The Mom saga resumed. Despite Mom’s talk of suicide Saturday and her wild accusations, she’s being discharged today.

She has nowhere to go. Mom called sis to get a ride. Sis is adamant that Mom is not returning to her house. No one else can take her in. I’m amazed that the medical authorities so quickly decided that Mom is physically and mentally capable. I have a long list of reasons why I don’t think she is. I guess their requirements are different.

New update: My other sister called the hospital to confirm they were letting Mom out. The hospital ‘had their wires crossed’ and did not know about Mom’s suicide. A 302 process had been started but the hospital missed that part. The hearing was scheduled and has not been held.

I made a number of calls and spoke with people involved, and then passed that info back to my sisters, who were the 302 petitioners. They must talk to the hospital and stop them from discharging Mom.

It’s frustrating, trying to cut through the fog of information and bureaucracy, a situation compounded by distance.

Here’s a little Jimi Hendrix with “Manic Depression” to lift your spirits. Hope you all find some peace and grace today and that it keeps answering the call for you.

Oh yes, and happy President’s Day.

Cheers

A Classroom Dream

I arrived with another man — my boss — and parked in a parking garage. The car, like others there, was a mid-1960s vintage. Windows were left open so cars could stay cool, a precaution in those pre-AC days.

My boss and I were going to a conference together, meeting our team. When we went in, we learned that we would be learning about and practicing Statistical Process Control. I already knew SPC so I decided to duck out. Taking a long piece of brown cardboard from a window, I returned to my car, put the cardboard over the windshield, and napped.

Waking up later, I realized I’d overslept. Jumping out of the car, I literally ran into my boss. He said, “I’m off now, have a good weekend,” and trotted away.
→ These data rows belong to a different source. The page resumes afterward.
             if (l == S.layer_begin) eng_copy_in(A.x_row ? (const void*)((const f16*)A.x_in + (size_t)A.x_row[0] * D) : A.x_in, D >> 3, (ENG_LDS u32x4*)xraw0, lane);
-            else ok = eng_gather(A.gran + S.g_x, D >> 2, eng_tag(l - 1, 4), (ENG_LDS uint32_t*)xraw0, lane);
+            else ok = eng_gather(A.gran + S.g_x, D >> 2, eng_tag(ep, l - 1, 4), (ENG_LDS uint32_t*)xraw0, lane);
             if (!ok && lane == 0) { *abort_flag = 1; atomicOr(A.fail, 1u); }
             ENG_STAMP(l, 0);
             ENG_BAR();
             if (*abort_flag) break;
-            ENG_BAR(); ENG_BAR(); ENG_BAR();
+            eng_bars<ENG_K1_BARRIERS - 1>();
             if (is_head) {
-                ok = eng_gather(A.gran + S.g_k1, (l == 0 ? naux - S.rv : naux) >> 2, eng_tag(l, 0), (ENG_LDS uint32_t*)auxbuf, lane);
-                if (ok) ok = eng_gather(A.gran + S.g_k1 + S.g_aux + head * 96u, 48u, eng_tag(l, 0), (ENG_LDS uint32_t*)(auxbuf + naux), lane);
+                ok = eng_gather(A.gran + S.g_k1, (l == 0 ? naux - S.rv : naux) >> 2, eng_tag(ep, l, 0), (ENG_LDS uint32_t*)auxbuf, lane);
+                if (ok) ok = eng_gather(A.gran + S.g_k1 + S.g_aux + head * 96u, 48u, eng_tag(ep, l, 0), (ENG_LDS uint32_t*)(auxbuf + naux), lane);
                 if (!ok && lane == 0) { *abort_flag = 1; atomicOr(A.fail, 2u); }
                 ENG_STAMP(l, 1);
                 ENG_BAR();
                 if (*abort_flag) break;
-#pragma unroll
-                for (int i = 1; i < ENG_K2_BARRIERS; ++i) ENG_BAR();
-            }
-            ok = eng_gather(A.gran + S.g_o, D >> 2, eng_tag(l, 1), (ENG_LDS uint32_t*)xs, lane);
+                eng_bars<ENG_K2_BARRIERS - 1>();
+            }
+            ok = eng_gather(A.gran + S.g_o, D >> 2, eng_tag(ep, l, 1), (ENG_LDS uint32_t*)xs, lane);
             if (!ok && lane == 0) { *abort_flag = 1; atomicOr(A.fail, 4u); }
             ENG_STAMP(l, 2);
             ENG_BAR();
             if (*abort_flag) break;
-            ENG_BAR();
-            ok = eng_gather(A.gran + S.g_x1, D >> 2, eng_tag(l, 2), (ENG_LDS uint32_t*)xraw1, lane);
+            eng_bars<ENG_K3_BARRIERS - 1>();
+            ok = eng_gather(A.gran + S.g_x1, D >> 2, eng_tag(ep, l, 2), (ENG_LDS uint32_t*)xraw1, lane);
             if (!ok && lane == 0) { *abort_flag = 1; atomicOr(A.fail, 8u); }
             ENG_STAMP(l, 3);
             ENG_BAR();
             if (*abort_flag) break;
-            ENG_BAR(); ENG_BAR(); ENG_BAR(); ENG_BAR();
+            eng_bars<ENG_K5_BARRIERS - 1>();
             ENG_BAR();
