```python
@dataclass
class Options:
    tol: float = 1e-6
    s_max: float = 100.0
    max_iter: int = 1000
    max_cpu_time: float = 300.0
    dual_inf_tol: float = 1.0
    constr_viol_tol: float = 1.0e-3
    compl_inf_tol: float = 1.0e-3
    acceptable_tol: float = 1.0e-6
    acceptable_iter: int = 15
    acceptable_dual_inf_tol: float = 1.0e10
# ... 945 lines not shown
    def trace(self, on: bool = True):
        capi.check(self._solve_nlp._lib.dto_solver_trace(self._solve_nlp._h, 1 if on else 0))

    def read_trace(self):
        n = C.c_int64(0)
        capi.check(self._solve_nlp._lib.dto_solver_trace_read(self._solve_nlp._h, None, None, None, None, 0, C.byref(n)))
        cnt = int(n.value)
        op, it = np.zeros(max(cnt, 1), np.int32), np.zeros(max(cnt, 1), np.int32)
        t0, dt = np.zeros(max(cnt, 1)), np.zeros(max(cnt, 1))
        capi.check(self._solve_nlp._lib.dto_solver_trace_read(self._solve_nlp._h, op.ctypes.data_as(capi.c_int32_p), it.ctypes.data_as(capi.c_int32_p),
                                                       capi.dptr(t0), capi.dptr(dt), cnt, C.byref(n)))
        names = {v: k for k, v in self.KKT_OPS.items()}
        names.update({16: "kkt_bwd_early", 17: "kkt_bwd_rest", 18: "kkt_bwd_gate", 25: "kkt_refine"})
        return dict(op=op[:cnt], name=[names.get(int(o), str(int(o))) for o in op[:cnt]], iteration=it[:cnt], start_ms=t0[:cnt], duration_ms=dt[:cnt])

    def hessian_mode_last(self) -> str:
        v = C.c_int(-1)
        capi.check(self._solve_nlp._lib.dto_solver_hessian_mode(self._solve_nlp._h, C.byref(v)))
        return {-1: "none", 0: "exact", 1: "lbfgs", 2: "sr1"}[v.value]

    def scalar_batch(self, name: str):
        out = np.zeros(self._B)
        capi.check(self._solve_nlp._lib.dto_solver_scalar(self._solve_nlp._h, capi.SCALARS.index(name), capi.dptr(out)))
        return out

    PEEK = dict(z=0, multipliers=1, dz=2, dmultipliers=3, z_lower=5, z_upper=6, slack=7, slack_multipliers=8, dslack=9)

    def peek_batch(self, name: str):
        import torch
        which = self.PEEK[name]
# ... 445 lines not shown
```

include/dto.h:

```cpp
#ifndef DTO_H
#define DTO_H

#include <stdint.h>

#ifdef __cplusplus
extern "C" {
#endif

#define DTO_ABI_VERSION 4

enum dto_status {
  DTO_OK = 0,
  DTO_ERR_INVALID = 1,
  DTO_ERR_PLUGIN = 2,
  DTO_ERR_DEVICE = 3,
  DTO_ERR_UNSUPPORTED = 4,
  DTO_ERR_NOT_CONVERGED = 5
};

#define DTO_FEATURE_GRAD 1
#define DTO_FEATURE_JAC 2
#define DTO_FEATURE_HESS 4

typedef struct dto_problem dto_problem;
// ... 177 lines not shown
int dto_solver_stats(dto_problem* p, int32_t* status, int32_t* iterations, double* objective, double* constr_viol,
                     double* dual_inf, double* mu, double* delta_w, double* alpha);
int dto_solver_launch_op(dto_problem* p, int op, void* stream);
int dto_solver_set_partitions(dto_problem* p, int partitions);
int dto_solver_partitions(dto_problem* p, int* partitions);
int dto_solver_fused_update(dto_problem* p, int* fused);
int dto_solver_set_engine(dto_problem* p, int engine);
int dto_solver_release(dto_problem* p);
int dto_solver_engine(dto_problem* p, int* engine);
int dto_solver_footprint(dto_problem* p, int64_t* record_doubles, int64_t* factor_doubles, int64_t* num_slacks,
                         int* factor_rounds );
int dto_solver_scalar(dto_problem* p, int slot, double* out);
int dto_solver_peek(dto_problem* p, int which, double* out, int64_t ld, void* stream);
int dto_solver_end(dto_problem* p, double* x_out, int64_t ldxo, double* mu_out, int64_t ldmuo, void* stream);
int dto_solver_hessian_mode(dto_problem* p, int* mode);
int dto_solver_trace(dto_problem* p, int on);
int dto_solver_trace_read(dto_problem* p, int32_t* op, int32_t* iteration, double* start_ms, double* duration_ms, int64_t capacity,
                          int64_t* count);
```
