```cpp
template <int NTR, int NIN, int NOUT>
__global__ __launch_bounds__(256) void mask_istft_hoa_kernel(const float* __restrict__ dmask_, long dmask_bstride, int dmask_f0,
                                                             const float2* __restrict__ spec_, const float* __restrict__ coeffs_,
                                                             float* __restrict__ frames_, const GroupInfo gi) {
    constexpr int QPI = NTR / 4;
    constexpr int CPB = NIN * QPI;
    static_assert(CPB <= 64 && (CPB & (CPB - 1)) == 0, "one bin's chunks must fit a power-of-two lane group of a wave");
    constexpr int BPI = 256 / CPB;
    constexpr int NS = 2 * NOUT;
    const float* __restrict__ dmask = SAGEN_GRP(dmask_);
    const float2* __restrict__ spec = SAGEN_GRP(spec_);
    const float* __restrict__ coeffs = SAGEN_GRP(coeffs_);
    float* __restrict__ frames = SAGEN_GRP(frames_);
    __shared__ float2 Y[NS][1024];
    __shared__ float2 fbuf[2][1024];
    const int tid = threadIdx.x;
    const int fi = blockIdx.x, f = MASK_F_LO + fi, b = blockIdx.y;
    const int n_lo = max(256 * f - OUT_SHIFT, 0), n_hi = min(256 * f - OUT_SHIFT + 1023, 4799);
    const int s_lo = n_lo / 1600, s_hi = n_hi / 1600;
    const bool two = s_hi != s_lo;

    const int q = tid % CPB, i = q / QPI, j0 = (q % QPI) * 4;
    float w[2][NOUT][4];
#pragma unroll
    for (int si = 0; si < 2; ++si)
#pragma unroll
        for (int o = 0; o < NOUT; ++o)
#pragma unroll
            for (int u = 0; u < 4; ++u)
                w[si][o][u] = coeffs[((((long)b * 3 + (si ? s_hi : s_lo)) * NOUT + o) * NIN + i) * (NTR + 1) + j0 + u];
    const float4* src = reinterpret_cast<const float4*>(dmask + (long)b * dmask_bstride + (long)(f - dmask_f0) * 1024 * NIN * NTR);
    const float2* X = spec + ((long)b * NIN + i) * 28 * 513 + (long)f * 513;
#pragma unroll 2
    for (int k = tid / CPB; k < 1024; k += BPI) {
        const float4 v = src[(long)k * CPB + q];
        float2 xk = X[k <= 512 ? k : 1024 - k];
        if (k > 512) xk.y = -xk.y;
        const float sg[4] = {1.f / (1.f + expf(-v.x)), 1.f / (1.f + expf(-v.y)), 1.f / (1.f + expf(-v.z)), 1.f / (1.f + expf(-v.w))};
        float yr[2][NOUT], yi[2][NOUT];
#pragma unroll
        for (int si = 0; si < 2; ++si)
#pragma unroll
            for (int o = 0; o < NOUT; ++o) {
                float m = 0.f;
#pragma unroll
                for (int u = 0; u < 4; ++u) m = fmaf(w[si][o][u], sg[u], m);
                m = wave_sum<1, QPI>(m);
                yr[si][o] = wave_sum<QPI, CPB>(m * xk.x);
                yi[si][o] = wave_sum<QPI, CPB>(m * xk.y);
            }
        if (q == 0) {
#pragma unroll
            for (int si = 0; si < 2; ++si)
#pragma unroll
                for (int o = 0; o < NOUT; ++o) Y[si * NOUT + o][k] = make_float2(yr[si][o], yi[si][o]);
        }
    }
    __syncthreads();

    float* fout = frames + ((long)b * MASK_NF + fi) * NOUT * 1024;
    const int ns = two ? NS : NOUT;
    for (int ca = 0; ca < ns; ca += 2) {
        const int cb = ca + 1 < ns ? ca + 1 : -1;
#pragma unroll
        for (int t = 0; t < 4; ++t) {
            const int k = tid + 256 * t;
            const int km = (1024 - k) & 1023;
            const float2 a0 = Y[ca][k], a1 = Y[ca][km];
            const float2 ha = make_float2(0.5f * (a0.x + a1.x), 0.5f * (a0.y - a1.y));
            float2 hb = make_float2(0.f, 0.f);
            if (cb >= 0) {
                const float2 b0 = Y[cb][k], b1 = Y[cb][km];
                hb = make_float2(0.5f * (b0.x + b1.x), 0.5f * (b0.y - b1.y));
            }
            fbuf[0][k] = make_float2(ha.x - hb.y, ha.y + hb.x);
        }
        __syncthreads();
        const float2* R = fft1024<true>(fbuf[0], fbuf[1], tid);
#pragma unroll
        for (int t = 0; t < 4; ++t) {
            const int p = tid + 256 * t;
            const int n = 256 * f + p - OUT_SHIFT;
            if (n >= 0 && n < 4800) {
                const int st = n / 1600;
                const float2 y = R[p];
                if (st == ((ca / NOUT) ? s_hi : s_lo)) fout[(ca % NOUT) * 1024 + p] = y.x * (1.f / 1024.f);
                if (cb >= 0 && st == ((cb / NOUT) ? s_hi : s_lo)) fout[(cb % NOUT) * 1024 + p] = y.y * (1.f / 1024.f);
            }
        }
        __syncthreads();
    }
}

template <int NIN, int NOUT>
__global__ __launch_bounds__(256) void ola_mix_hoa_kernel(const float* __restrict__ frames_, const float* __restrict__ coeffs_,
                                                          int ntr, float* __restrict__ out_, int B, const GroupInfo gi) {
    const float* __restrict__ frames = SAGEN_GRP(frames_);
    const float* __restrict__ coeffs = SAGEN_GRP(coeffs_);
    float* __restrict__ out = out_ + (size_t)blockIdx.z * ((size_t)B * 4800 * NOUT);
    const long total = (long)B * 4800 * NOUT;
    for (long idx = (long)blockIdx.x * 256 + threadIdx.x; idx < total; idx += (long)gridDim.x * 256) {
        const int o = (int)(idx % NOUT);
        const long r = idx / NOUT;
        const int n = (int)(r % 4800);
        const int b = (int)(r / 4800);
        const int st = n / 1600;
        float acc = 0.f;
        const int fl = max((n + 193 + 255) / 256, MASK_F_LO), fh = min((n + OUT_SHIFT) / 256, MASK_F_HI - 1);
        for (int f = fl; f <= fh; ++f)
            acc += frames[(((long)b * MASK_NF + (f - MASK_F_LO)) * NOUT + o) * 1024 + (n + OUT_SHIFT - 256 * f)];
        out[idx] = fmaf(acc, 0.25f, coeffs[((((long)b * 3 + st) * NOUT + o) * NIN + 0) * (ntr + 1) + ntr]);
    }
}

size_t mask_istft_hoa_scratch_bytes(int B, int nout) { return (size_t)B * MASK_NF * nout * 1024 * sizeof(float); }

int mask_istft_hoa_launch(const float* dmask, long dmask_bstride, int dmask_f0, const float* spec, const float* coeffs, int B,
                          int ntracks, int nin, int nout, float* out, float* scratch, hipStream_t s) {
    int rc = fft_tables_ensure(s);
    if (rc) return rc;
    if (dmask_f0 > MASK_F_LO || dmask_f0 < 0) return fail(SAGEN_ERR_SHAPE, "mask_istft_hoa: dmask must start at frame 0..%d", MASK_F_LO);
    if (nin != 4 || nout != 5) return fail(SAGEN_ERR_UNSUPPORTED, "mask_istft_hoa: (nin, nout) = (%d, %d) (supported: (4, 5), ambi_order 2)", nin, nout);
    const GroupInfo gi = cur_group();
    dim3 grid(MASK_NF, B, gi.G);
    if (ntracks == 32)
        hipLaunchKernelGGL((mask_istft_hoa_kernel<32, 4, 5>), grid, dim3(256), 0, s, dmask, dmask_bstride, dmask_f0, (const float2*)spec, coeffs, scratch, gi);
    else if (ntracks == 64)
        hipLaunchKernelGGL((mask_istft_hoa_kernel<64, 4, 5>), grid, dim3(256), 0, s, dmask, dmask_bstride, dmask_f0, (const float2*)spec, coeffs, scratch, gi);
    else if (ntracks == 16)
        hipLaunchKernelGGL((mask_istft_hoa_kernel<16, 4, 5>), grid, dim3(256), 0, s, dmask, dmask_bstride, dmask_f0, (const float2*)spec, coeffs, scratch, gi);
    else
        return fail(SAGEN_ERR_UNSUPPORTED, "mask_istft_hoa: num_sep_tracks=%d (supported: 16, 32, 64)", ntracks);
    SAGEN_LAUNCH_CHECK();
    const long total = (long)B * 4800 * nout;
    hipLaunchKernelGGL((ola_mix_hoa_kernel<4, 5>), dim3((int)std::min<long>(cdiv(total, 256), 4096L), 1, gi.G), dim3(256), 0, s, scratch, coeffs,
                       ntracks, out, B, gi);
    SAGEN_LAUNCH_CHECK();
    return SAGEN_OK;
}

template <int NTR>
__global__ __launch_bounds__(256) void mask_istft_bwd_kernel(const float* __restrict__ dmask, long dmask_bstride, int dmask_f0,
                                                             const float2* __restrict__ spec, const float* __restrict__ coeffs,
                                                             const float* __restrict__ dpred, float* __restrict__ d_dmask,
                                                             long dd_bstride, int dd_f0, float* __restrict__ partial) {
    __shared__ __attribute__((aligned(16))) float2 fftbuf[2048];
    float2* const bufA = fftbuf;
    float2* const bufB = fftbuf + 1024;
    __shared__ float Q[6][1024];
// ... 162 lines not shown
```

Hot, I decided to strip off my clothes, leaving only my shoes on, and entered the classroom. Everyone else in there were women. They all noticed that I was naked but nobody said anything.

As I started walking through, a woman called me over to chat with me along with several other women. She was showing us her marvelous new material, which could be used on tables or floors. It seemed odd to me to be doing that then but I looked at her samples. All were bright and colorful, and very shiny, with pieces of different colored tiles embedded in them. As I looked, she asked me, “What would you choose for your floor, Michael?”

At that point, someone else called for my attention. I began walking away but called back, “My floor would be light gray but very shiny.”

Sitting down at a desk, I listened to our team lead, speaking at the front and realized they were finishing an exercise. Deciding that I wasn’t comfortable being naked, I went back to another part and discreetly put on a casual shirt and shorts. Then I went back.

The class was ending. I stepped outside into sunshine and wondered what I should do.